= PROBLEM REQUIREMENTS =
How many lines of the entries below include the word "hipLaunchKernelGGL"? Answer with the number alone.

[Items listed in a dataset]
────

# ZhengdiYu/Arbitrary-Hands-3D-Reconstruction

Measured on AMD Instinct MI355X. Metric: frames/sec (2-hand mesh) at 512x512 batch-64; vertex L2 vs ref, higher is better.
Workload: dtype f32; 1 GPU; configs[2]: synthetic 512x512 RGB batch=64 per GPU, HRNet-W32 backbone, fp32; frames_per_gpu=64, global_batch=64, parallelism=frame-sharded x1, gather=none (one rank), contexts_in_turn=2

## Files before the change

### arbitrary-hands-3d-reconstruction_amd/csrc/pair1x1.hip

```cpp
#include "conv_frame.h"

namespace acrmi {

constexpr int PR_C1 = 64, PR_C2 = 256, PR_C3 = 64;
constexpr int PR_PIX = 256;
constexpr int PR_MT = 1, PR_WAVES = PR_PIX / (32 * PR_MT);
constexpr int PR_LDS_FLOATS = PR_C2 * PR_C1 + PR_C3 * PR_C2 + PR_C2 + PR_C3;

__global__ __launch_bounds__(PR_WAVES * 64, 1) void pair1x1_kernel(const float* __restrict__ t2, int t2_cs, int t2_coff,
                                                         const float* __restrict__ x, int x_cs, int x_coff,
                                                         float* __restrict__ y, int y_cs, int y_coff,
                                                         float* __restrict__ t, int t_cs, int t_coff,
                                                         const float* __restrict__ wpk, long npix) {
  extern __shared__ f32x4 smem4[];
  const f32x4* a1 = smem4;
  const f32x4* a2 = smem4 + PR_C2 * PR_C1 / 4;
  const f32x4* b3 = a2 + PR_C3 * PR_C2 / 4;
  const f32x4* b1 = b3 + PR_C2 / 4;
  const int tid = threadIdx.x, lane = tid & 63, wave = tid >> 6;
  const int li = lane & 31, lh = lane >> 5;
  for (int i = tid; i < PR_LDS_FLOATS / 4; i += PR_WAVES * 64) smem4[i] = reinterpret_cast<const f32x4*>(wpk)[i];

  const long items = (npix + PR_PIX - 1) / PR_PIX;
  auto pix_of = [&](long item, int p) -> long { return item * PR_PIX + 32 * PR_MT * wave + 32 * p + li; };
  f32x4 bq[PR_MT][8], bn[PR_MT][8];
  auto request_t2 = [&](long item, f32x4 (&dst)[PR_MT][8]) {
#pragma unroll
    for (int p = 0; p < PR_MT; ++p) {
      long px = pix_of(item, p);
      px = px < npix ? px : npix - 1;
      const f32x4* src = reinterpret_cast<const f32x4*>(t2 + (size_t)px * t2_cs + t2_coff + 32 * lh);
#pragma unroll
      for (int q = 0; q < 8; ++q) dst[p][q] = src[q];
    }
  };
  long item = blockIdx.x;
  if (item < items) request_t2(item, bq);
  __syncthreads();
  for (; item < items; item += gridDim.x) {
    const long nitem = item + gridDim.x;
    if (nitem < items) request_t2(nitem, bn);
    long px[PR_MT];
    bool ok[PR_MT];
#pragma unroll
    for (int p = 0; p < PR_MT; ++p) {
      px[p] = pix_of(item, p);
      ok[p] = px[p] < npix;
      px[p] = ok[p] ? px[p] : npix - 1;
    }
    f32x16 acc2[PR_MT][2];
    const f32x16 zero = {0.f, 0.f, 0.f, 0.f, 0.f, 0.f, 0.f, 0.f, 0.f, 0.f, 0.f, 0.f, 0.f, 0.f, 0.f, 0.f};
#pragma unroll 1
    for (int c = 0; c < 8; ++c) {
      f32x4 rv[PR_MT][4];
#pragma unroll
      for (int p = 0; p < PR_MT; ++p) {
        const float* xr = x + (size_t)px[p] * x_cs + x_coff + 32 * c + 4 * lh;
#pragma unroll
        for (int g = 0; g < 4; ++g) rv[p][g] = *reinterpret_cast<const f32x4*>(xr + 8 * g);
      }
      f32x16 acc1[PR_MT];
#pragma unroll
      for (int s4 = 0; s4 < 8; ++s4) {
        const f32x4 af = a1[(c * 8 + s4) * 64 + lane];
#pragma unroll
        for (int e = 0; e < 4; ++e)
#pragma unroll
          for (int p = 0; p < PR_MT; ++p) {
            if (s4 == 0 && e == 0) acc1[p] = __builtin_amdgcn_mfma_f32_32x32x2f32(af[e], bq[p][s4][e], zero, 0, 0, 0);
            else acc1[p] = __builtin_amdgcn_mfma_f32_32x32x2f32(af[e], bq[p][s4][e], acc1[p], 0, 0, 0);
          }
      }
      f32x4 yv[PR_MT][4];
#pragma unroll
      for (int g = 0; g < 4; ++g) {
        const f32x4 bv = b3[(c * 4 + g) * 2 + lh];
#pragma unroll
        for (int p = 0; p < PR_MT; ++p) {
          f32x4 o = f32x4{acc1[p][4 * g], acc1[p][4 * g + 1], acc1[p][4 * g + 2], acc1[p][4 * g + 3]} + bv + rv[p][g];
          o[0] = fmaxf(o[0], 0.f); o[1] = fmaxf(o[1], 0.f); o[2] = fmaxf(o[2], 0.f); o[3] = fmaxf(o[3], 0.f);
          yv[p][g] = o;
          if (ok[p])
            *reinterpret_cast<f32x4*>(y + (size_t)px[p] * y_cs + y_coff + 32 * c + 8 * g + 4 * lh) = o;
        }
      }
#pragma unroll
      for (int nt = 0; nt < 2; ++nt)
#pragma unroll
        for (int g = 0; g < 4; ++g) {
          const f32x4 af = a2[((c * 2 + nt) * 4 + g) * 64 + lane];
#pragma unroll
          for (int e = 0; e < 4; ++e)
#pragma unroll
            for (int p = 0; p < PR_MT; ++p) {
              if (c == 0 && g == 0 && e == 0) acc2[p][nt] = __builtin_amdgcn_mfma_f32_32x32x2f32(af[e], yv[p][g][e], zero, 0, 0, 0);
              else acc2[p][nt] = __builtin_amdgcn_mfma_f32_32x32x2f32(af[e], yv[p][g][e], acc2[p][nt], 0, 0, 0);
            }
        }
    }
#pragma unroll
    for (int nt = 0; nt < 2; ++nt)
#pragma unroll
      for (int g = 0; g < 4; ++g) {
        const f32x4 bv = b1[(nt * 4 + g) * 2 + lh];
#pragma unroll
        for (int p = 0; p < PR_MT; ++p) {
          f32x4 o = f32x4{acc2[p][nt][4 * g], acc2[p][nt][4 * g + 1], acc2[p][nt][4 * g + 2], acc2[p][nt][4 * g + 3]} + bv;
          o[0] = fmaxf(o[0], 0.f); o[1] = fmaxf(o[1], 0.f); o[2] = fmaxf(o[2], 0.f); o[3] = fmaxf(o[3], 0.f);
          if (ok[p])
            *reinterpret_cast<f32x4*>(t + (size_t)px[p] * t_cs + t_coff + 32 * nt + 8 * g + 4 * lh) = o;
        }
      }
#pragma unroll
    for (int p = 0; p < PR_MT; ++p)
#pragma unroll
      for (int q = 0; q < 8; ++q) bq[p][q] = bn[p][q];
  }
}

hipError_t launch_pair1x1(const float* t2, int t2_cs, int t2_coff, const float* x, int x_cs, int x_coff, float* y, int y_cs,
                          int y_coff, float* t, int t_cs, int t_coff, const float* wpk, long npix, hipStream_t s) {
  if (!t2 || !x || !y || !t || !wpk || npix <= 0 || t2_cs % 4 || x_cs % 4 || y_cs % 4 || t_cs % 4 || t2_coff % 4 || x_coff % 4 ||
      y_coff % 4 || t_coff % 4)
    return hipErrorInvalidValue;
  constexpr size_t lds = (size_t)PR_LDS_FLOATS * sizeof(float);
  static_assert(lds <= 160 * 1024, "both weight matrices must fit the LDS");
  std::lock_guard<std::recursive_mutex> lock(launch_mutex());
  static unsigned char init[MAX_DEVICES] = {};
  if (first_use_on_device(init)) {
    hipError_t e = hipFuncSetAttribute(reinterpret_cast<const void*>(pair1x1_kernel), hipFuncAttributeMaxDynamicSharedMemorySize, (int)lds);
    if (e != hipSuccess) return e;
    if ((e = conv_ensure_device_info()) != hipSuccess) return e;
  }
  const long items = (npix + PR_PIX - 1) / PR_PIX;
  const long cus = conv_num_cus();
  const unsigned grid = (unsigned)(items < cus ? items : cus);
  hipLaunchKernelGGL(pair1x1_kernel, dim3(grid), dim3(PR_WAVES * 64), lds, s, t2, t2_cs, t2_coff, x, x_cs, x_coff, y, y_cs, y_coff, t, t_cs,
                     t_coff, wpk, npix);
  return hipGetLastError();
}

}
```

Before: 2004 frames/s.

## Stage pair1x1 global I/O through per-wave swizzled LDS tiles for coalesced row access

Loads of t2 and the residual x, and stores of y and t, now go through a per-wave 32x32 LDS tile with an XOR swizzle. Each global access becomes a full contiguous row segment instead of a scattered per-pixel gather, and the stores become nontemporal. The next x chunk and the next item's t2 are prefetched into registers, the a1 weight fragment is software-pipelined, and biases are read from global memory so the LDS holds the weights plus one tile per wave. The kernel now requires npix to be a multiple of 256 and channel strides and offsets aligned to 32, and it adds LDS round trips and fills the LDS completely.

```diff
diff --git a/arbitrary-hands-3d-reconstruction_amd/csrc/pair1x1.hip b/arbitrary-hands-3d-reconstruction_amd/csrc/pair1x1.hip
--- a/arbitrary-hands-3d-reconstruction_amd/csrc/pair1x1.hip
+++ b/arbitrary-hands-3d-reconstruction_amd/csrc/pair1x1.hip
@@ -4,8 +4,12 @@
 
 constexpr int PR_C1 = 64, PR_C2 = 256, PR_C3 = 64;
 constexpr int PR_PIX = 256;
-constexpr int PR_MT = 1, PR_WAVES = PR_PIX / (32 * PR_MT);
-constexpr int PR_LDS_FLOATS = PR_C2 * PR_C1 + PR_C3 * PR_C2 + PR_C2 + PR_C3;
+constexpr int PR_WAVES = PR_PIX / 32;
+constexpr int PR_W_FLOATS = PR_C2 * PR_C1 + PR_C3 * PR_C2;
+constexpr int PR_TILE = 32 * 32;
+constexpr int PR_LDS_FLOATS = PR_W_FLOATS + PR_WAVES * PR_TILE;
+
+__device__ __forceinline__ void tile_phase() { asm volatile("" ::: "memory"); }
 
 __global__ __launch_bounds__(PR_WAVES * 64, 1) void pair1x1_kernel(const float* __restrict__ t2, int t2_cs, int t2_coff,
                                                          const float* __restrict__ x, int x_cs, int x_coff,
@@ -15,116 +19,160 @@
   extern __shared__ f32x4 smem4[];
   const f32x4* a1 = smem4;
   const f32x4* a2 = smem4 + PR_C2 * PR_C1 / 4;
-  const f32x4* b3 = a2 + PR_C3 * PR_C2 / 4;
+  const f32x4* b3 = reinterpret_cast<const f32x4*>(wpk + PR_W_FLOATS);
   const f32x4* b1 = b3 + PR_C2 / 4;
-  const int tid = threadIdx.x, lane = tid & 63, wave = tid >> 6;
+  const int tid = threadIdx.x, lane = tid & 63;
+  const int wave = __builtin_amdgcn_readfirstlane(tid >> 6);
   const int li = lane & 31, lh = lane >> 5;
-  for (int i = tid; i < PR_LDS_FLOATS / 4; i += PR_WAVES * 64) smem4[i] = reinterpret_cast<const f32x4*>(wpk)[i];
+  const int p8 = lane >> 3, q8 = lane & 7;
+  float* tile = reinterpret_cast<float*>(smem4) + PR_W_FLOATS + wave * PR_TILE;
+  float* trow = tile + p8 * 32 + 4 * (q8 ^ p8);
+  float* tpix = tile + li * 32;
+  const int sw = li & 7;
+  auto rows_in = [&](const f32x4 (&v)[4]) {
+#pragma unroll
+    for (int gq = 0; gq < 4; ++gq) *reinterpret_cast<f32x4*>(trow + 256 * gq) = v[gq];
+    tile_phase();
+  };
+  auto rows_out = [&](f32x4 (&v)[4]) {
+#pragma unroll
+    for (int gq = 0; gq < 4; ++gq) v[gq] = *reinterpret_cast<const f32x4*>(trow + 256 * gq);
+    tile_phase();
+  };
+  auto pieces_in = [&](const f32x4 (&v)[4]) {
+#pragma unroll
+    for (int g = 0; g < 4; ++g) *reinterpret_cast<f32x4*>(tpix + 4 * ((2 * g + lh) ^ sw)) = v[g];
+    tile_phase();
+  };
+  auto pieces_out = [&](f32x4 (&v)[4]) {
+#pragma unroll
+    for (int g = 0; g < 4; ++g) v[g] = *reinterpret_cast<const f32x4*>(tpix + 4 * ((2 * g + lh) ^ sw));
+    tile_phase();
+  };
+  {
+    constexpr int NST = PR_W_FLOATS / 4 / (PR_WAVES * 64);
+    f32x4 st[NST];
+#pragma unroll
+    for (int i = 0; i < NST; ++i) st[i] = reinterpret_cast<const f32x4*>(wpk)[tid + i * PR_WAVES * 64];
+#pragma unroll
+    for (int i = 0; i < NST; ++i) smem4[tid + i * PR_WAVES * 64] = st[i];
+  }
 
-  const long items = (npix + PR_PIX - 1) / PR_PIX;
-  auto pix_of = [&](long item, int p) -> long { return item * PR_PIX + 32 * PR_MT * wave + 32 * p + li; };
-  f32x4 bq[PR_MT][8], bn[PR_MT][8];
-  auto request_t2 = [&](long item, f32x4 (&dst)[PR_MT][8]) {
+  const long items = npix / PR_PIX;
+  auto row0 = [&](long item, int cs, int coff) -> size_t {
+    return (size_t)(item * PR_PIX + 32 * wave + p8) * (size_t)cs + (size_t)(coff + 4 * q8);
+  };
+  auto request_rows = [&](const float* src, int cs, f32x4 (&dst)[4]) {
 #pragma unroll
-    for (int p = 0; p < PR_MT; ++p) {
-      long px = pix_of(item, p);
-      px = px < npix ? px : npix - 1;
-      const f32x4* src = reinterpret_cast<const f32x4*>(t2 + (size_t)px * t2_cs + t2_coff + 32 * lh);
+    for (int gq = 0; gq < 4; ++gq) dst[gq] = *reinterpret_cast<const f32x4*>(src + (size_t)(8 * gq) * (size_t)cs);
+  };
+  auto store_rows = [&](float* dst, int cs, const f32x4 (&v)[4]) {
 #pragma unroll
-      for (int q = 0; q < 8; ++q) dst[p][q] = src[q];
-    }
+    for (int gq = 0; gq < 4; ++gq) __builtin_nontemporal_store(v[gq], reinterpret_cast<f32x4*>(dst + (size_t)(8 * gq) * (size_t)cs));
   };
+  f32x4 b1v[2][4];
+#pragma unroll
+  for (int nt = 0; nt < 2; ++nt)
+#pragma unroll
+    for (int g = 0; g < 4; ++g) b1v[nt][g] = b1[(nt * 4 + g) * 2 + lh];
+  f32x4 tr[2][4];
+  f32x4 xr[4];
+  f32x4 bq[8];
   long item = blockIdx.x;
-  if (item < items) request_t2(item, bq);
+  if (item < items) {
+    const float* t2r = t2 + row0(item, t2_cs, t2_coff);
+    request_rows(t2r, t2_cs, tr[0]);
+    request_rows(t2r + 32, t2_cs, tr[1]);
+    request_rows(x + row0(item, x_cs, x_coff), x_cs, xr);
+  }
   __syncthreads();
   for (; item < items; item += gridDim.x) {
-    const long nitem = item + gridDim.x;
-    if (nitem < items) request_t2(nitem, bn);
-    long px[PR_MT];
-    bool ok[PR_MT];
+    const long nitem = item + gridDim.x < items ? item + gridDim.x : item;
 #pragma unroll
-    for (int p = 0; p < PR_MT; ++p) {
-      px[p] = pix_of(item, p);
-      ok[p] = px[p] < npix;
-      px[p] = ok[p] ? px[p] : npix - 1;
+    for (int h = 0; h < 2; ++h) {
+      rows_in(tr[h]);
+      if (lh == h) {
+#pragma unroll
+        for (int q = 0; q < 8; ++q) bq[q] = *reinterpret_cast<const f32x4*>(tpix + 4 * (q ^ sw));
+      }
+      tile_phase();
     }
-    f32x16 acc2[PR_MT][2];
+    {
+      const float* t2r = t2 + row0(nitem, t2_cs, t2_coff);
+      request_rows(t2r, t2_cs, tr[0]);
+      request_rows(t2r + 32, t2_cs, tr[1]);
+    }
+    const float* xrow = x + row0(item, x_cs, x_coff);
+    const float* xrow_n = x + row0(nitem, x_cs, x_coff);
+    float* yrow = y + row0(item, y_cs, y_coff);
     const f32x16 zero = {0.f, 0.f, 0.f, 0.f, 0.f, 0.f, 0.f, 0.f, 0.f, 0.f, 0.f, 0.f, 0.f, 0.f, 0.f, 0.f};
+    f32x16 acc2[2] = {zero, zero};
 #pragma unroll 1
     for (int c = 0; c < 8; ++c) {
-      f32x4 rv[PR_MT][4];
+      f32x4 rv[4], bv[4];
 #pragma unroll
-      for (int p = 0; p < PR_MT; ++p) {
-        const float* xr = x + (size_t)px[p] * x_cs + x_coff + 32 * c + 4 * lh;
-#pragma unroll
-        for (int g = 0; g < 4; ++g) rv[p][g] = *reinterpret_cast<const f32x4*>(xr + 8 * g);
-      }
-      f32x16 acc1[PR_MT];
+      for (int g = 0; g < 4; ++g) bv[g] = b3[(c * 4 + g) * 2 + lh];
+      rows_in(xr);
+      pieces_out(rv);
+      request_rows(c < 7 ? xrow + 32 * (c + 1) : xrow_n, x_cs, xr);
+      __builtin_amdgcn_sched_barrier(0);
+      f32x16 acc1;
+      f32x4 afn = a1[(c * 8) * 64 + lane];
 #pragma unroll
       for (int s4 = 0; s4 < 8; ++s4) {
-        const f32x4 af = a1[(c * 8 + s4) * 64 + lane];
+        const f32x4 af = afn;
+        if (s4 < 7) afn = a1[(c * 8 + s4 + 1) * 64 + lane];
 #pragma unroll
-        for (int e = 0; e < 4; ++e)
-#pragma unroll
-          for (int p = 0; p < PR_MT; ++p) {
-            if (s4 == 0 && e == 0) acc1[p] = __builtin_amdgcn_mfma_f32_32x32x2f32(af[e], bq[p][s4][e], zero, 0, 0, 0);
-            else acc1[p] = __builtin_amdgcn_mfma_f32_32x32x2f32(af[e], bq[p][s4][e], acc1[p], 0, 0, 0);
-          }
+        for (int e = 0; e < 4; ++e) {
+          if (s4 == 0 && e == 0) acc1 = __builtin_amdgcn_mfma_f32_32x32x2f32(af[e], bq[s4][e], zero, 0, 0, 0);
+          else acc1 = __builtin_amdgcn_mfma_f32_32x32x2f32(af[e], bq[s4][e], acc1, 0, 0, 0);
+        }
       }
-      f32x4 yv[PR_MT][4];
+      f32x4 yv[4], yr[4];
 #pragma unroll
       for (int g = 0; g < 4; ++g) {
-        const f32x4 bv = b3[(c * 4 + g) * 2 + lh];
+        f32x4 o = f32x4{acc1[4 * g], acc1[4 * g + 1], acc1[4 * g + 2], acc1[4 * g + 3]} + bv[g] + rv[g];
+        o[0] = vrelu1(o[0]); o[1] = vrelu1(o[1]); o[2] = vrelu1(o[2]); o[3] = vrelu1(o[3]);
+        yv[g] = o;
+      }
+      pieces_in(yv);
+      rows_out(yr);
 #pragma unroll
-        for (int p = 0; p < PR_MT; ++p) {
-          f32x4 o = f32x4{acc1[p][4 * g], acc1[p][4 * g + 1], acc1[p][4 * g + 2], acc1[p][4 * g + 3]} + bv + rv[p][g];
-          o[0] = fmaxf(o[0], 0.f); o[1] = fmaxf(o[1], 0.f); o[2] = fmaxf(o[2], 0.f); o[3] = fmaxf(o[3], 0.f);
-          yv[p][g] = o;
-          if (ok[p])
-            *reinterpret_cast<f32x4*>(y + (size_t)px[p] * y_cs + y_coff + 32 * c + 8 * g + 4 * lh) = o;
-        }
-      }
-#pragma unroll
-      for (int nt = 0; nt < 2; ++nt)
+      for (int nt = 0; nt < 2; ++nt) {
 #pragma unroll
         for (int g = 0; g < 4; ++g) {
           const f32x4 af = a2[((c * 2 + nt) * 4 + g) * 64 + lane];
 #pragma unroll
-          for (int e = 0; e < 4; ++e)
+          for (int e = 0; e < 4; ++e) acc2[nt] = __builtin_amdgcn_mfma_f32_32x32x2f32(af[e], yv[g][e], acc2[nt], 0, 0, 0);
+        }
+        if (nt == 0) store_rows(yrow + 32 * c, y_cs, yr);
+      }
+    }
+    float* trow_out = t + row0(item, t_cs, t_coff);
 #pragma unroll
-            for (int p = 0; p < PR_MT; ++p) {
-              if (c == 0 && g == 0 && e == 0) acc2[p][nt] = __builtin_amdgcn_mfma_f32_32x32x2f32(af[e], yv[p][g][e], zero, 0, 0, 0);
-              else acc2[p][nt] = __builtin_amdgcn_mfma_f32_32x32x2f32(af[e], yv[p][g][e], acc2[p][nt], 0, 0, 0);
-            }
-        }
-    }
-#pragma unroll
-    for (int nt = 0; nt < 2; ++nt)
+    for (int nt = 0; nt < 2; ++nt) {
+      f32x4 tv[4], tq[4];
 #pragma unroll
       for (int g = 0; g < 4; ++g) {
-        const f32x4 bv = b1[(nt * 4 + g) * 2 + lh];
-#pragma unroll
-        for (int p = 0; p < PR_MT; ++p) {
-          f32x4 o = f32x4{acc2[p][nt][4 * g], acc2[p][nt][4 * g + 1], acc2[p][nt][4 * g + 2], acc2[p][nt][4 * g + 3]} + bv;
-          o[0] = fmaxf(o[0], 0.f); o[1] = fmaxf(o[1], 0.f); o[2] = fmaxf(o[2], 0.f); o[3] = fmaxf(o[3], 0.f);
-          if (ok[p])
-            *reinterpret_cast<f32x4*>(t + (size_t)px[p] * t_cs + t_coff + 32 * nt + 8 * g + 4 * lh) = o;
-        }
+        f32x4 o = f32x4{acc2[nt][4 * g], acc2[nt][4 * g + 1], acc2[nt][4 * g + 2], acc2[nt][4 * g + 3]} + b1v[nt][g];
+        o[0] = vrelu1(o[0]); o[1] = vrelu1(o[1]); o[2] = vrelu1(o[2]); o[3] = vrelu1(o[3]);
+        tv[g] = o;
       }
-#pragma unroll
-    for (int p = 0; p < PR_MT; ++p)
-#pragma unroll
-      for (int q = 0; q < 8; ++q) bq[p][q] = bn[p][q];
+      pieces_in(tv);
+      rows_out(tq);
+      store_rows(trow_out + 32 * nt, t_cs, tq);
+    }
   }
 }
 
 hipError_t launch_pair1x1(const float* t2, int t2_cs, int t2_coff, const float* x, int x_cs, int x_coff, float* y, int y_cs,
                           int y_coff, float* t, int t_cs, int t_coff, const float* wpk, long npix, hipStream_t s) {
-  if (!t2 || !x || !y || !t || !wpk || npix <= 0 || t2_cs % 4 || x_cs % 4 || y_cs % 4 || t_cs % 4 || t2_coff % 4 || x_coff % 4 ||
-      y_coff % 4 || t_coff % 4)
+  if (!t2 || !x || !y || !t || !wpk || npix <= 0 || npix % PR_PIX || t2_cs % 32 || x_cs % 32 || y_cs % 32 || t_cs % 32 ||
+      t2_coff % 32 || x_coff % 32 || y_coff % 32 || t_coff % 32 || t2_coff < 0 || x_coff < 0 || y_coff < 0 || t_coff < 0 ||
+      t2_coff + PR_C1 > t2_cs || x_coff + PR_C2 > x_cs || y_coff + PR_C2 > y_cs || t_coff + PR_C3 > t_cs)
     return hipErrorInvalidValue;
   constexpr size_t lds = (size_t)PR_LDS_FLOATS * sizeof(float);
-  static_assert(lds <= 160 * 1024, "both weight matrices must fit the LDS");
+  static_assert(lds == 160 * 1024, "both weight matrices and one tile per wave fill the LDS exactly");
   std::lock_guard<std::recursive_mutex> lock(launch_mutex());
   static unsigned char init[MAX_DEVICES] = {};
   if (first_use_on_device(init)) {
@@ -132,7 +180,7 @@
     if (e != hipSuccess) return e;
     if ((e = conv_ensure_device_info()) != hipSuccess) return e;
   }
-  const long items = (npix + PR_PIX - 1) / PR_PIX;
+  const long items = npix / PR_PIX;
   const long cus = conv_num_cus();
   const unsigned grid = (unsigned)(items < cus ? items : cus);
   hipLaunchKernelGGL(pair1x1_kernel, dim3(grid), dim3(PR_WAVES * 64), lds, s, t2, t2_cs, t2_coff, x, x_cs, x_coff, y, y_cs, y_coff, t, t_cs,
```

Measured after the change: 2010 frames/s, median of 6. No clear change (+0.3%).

────

= TASK OUTPUT =
2